WHAT THE TASK REQUIRES:
Report the count of lines in the listing below that include the string "extend", with no other text.

EXERCISE MATERIAL:

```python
class WeCLIP(nn.Module):
    cam_threshold = 0.4
    seg_trans_last = 6
    seg_trans_after = 15000
    val_runs_cam = True
    fg_names, bg_names = "new_class_names", "BACKGROUND_CATEGORY"

    def __init__(self, num_classes=None, clip_model=None, embedding_dim=256, in_channels=512,
                 dataset_root_path=None, device="cuda", text_features=None, comer=False):
        super().__init__()
        self.num_classes, self.embedding_dim, self.in_channels = num_classes, embedding_dim, in_channels
        self.encoder, _ = clip_load(clip_model, device=device)
        for name, p in self.encoder.named_parameters():
            p.requires_grad = "11" in name
        self.decoder_fts_fuse = SegFormerHead(in_channels=in_channels, embedding_dim=embedding_dim,
                                              num_classes=num_classes, index=11)
        self.decoder = DecoderTransformer(width=embedding_dim, layers=3, heads=8, output_dim=num_classes)
        if text_features is None:
            text_features = default_text_features(self.encoder, self.fg_names, self.bg_names)
        self.bg_text_features, self.fg_text_features = (None, None) if text_features is None else text_features
        self.target_layers = [self.encoder.visual.transformer.resblocks[-1].ln_1]
        self.grad_cam = GradCAM(model=self.encoder, target_layers=self.target_layers,
                                reshape_transform=reshape_transform)
        self.root_path = os.path.join(dataset_root_path, "SegmentationClassAug") if dataset_root_path else None
        self.cam_bg_thres = 1
        self.encoder.eval()
        self.par = PAR(num_iter=20, dilations=[1, 2, 4, 8, 12, 24])
        self.iter_num = 0
        self.require_all_fts = True
        self.head_impl = os.environ.get("WECLIP_HEAD", "hip")
        self.head_engine = HeadEngine(self.decoder_fts_fuse, self.decoder)
        self.comer = CoMerInteraction(embedding_dim) if comer else None
        self.fork_head = os.environ.get("WECLIP_FORK_HEAD", "1") != "0"
        self.to(device)

    def get_param_groups(self):
        groups = [[], [], [], []]
        groups[3].extend(self.decoder.parameters())
        groups[3].extend(self.decoder_fts_fuse.parameters())
        if self.comer is not None:
            groups[3].extend(self.comer.parameters())
        return groups

    def _labels_for(self, img_names, labels, shape):
        if labels is not None:
            return [list(l) for l in labels], [tuple(shape)] * len(labels)
        if self.root_path is None:
            raise RuntimeError("pass labels=[[class ids]...] or construct WeCLIP with dataset_root_path")
        out, sizes = [], []
        for name in img_names:
            ids, osz = CT.read_image_labels(os.path.join(self.root_path, str(name) + ".png"))
            out.append(ids)
            sizes.append(osz)
        return out, sizes

    def _maps_needed(self, seg_trans):
        n = self.seg_trans_last if seg_trans else 8
        first = 12 - n
        return [i >= first for i in range(11)]

    def encode(self, img, seg_trans, x16=None, want_maps=True):
        need = self._maps_needed(seg_trans) if want_maps else [False] * 11
        return VE.encode_blocks(self.encoder.visual, img, need, x16)

    def forward(self, img, img_names="2007_000032", mode="train", labels=None, plan=None, sizes=None):
        B, _, H, W = img.shape
        h, w = H // 16, W // 16
        self.encoder.eval()
        self.iter_num += 1
        seg_trans = self.iter_num > self.seg_trans_after or mode == "val"
        img = img.cuda().float().contiguous()
        hip_head = self.head_impl == "hip" and self.comer is None
        self._bwd_forked = False
        comer_tokens = self.comer is not None and self.head_impl == "hip" and self.comer.engine_ok(img)
        x16 = VE.X16Stack(self.encoder.visual.transformer.layers - 1) if (hip_head or comer_tokens) else None
        with torch.no_grad():
            want_cam = not (mode == "val" and not self.val_runs_cam)
            xs, maps, _, Lq = self.encode(img, seg_trans, x16, want_maps=want_cam)
        if hip_head:
            drop = self.head_engine.draw_dropout(B, img.device) if self.training else None
            fork = self.fork_head and want_cam and img.is_cuda
            if fork:
                main = torch.cuda.current_stream()
                side = CT.side_stream(img.device)
                self.head_engine.fwd_stream = side
                try:
                    seg, attn_pred = HeadFunction.apply(self.head_engine, x16, B, Lq, h, w, drop, *self.head_engine.params())
                finally:
                    self.head_engine.fwd_stream = None

                def joined_attn_pred():
                    main.wait_stream(side)
                    return attn_pred.detach()

                with torch.no_grad():
                    cam_labels = self.cam_labels(img, xs[-1], maps, joined_attn_pred if seg_trans else None, img_names, labels, mode,
                                                 seg_trans, h, w, plan=plan, sizes=sizes)
                main.wait_stream(side)
                return seg, cam_labels, attn_pred
            seg, attn_pred = HeadFunction.apply(self.head_engine, x16, B, Lq, h, w, drop, *self.head_engine.params())
        else:
            fork = self.fork_head and want_cam and not seg_trans and img.is_cuda and self.head_impl == "hip" and self.training
            if fork:
                main = torch.cuda.current_stream()
                side = CT.side_stream(img.device)
                side.wait_stream(main)
                self._bwd_forked = True
                with torch.cuda.stream(side):
                    seg, attn_pred = self._module_head(img, xs, x16, comer_tokens, B, Lq, h, w)
                with torch.no_grad():
                    cam_labels = self.cam_labels(img, xs[-1], maps, None, img_names, labels, mode, seg_trans, h, w, plan=plan, sizes=sizes)
                main.wait_stream(side)
                return seg, cam_labels, attn_pred
            seg, attn_pred = self._module_head(img, xs, x16, comer_tokens, B, Lq, h, w)
        if mode == "val" and not self.val_runs_cam:
            return seg, None, attn_pred
        with torch.no_grad():
            cam_labels = self.cam_labels(img, xs[-1], maps, attn_pred.detach(), img_names, labels, mode,
                                         seg_trans, h, w, plan=plan, sizes=sizes)
        return seg, cam_labels, attn_pred

    def side_streams(self):
        if not getattr(self, "_bwd_forked", False):
            return []
        return CT.side_streams()

    def _module_head(self, img, xs, x16, comer_tokens, B, Lq, h, w):
        if comer_tokens:
            fts = self.decoder_fts_fuse.dropout(self.comer.forward_tokens(img, x16, Lq, self.decoder_fts_fuse.linears_modulelist,
                                                                          (h, w)))
        elif self.comer is not None:
            used = set(self.comer.stage_blocks)
            toks = [mlp.tokens(r.view(B, Lq, -1)[:, 1:, :]) if i in used else None for i, (mlp, r) in
                    enumerate(zip(self.decoder_fts_fuse.linears_modulelist, xs))]
            fts = self.decoder_fts_fuse.dropout(self.comer(img, toks, (h, w)))
        else:
            fts = self.decoder_fts_fuse.forward_rows(xs, B, Lq, h, w)
        if self.head_impl == "hip":
            rows = fts.permute(0, 2, 3, 1).reshape(B * h * w, fts.shape[1])
            seg, attn_pred = DecoderFunction.apply(self.head_engine, rows, B, h, w, *self.head_engine.dec_params())
        else:
            seg, _ = self.decoder(fts, need_weights=False)
            f = fts.reshape(B, fts.shape[1], h * w)
            attn_pred = torch.sigmoid(f.transpose(2, 1).bmm(f))
        return seg, attn_pred

    def cam_labels(self, img, last_rows, maps, attn_pred, img_names, labels, mode, seg_trans, h, w, plan=None, sizes=None):
        if self.bg_text_features is None or self.fg_text_features is None:
            raise RuntimeError("WeCLIP needs text_features=(bg, fg) (see __init__): pass them, or call "
                               "install_dropin(reference_root=<reference checkout>) before constructing WeCLIP so that "
                               "they are computed from clip.clip_text and the BPE vocabulary")
        B, _, H, W = img.shape
        if isinstance(img_names, str):
            img_names = [img_names]
        dev = img.device
        given = sizes
        if plan is None:
            label_lists, sizes = self._labels_for(img_names, labels, (H, W))
            plan = CT.PairPlan(label_lists, self.fg_text_features.shape[0], self.bg_text_features.shape[0], dev)
        else:
            sizes = [(H, W)] * plan.B
        if given is not None:
            sizes = [tuple(int(v) for v in s) for s in given]
        text_hat = CT.normalised_text(self.fg_text_features, self.bg_text_features, dev)
        R, _, _, _ = CT.batch_refined_cams(self.encoder, last_rows, maps, attn_pred if seg_trans else None,
                                           plan, text_hat, h, w, self.cam_threshold, seg_trans,
                                           self.seg_trans_last)
        C = plan.K + 1
        if mode == "train" or all(tuple(s) == (H, W) for s in sizes):
            cams = CP.upsample_with_bg(R, plan.nk, h, w, H, W, C)
            refined = self.par(img, cams)
            return refine_labels(refined, plan.valid_key, plan.nch)
        out = []
        for i, (oh, ow) in enumerate(sizes):
            cams = CP.upsample_with_bg(R[i:i + 1].contiguous(), plan.nk[i:i + 1].contiguous(), h, w, oh, ow, C)
            refined = self.par(img[i:i + 1], cams)
            out.append(refine_labels(refined, plan.valid_key[i:i + 1].contiguous(),
                                     plan.nch[i:i + 1].contiguous())[0])
        return out
```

EXERCISE ANSWER:
3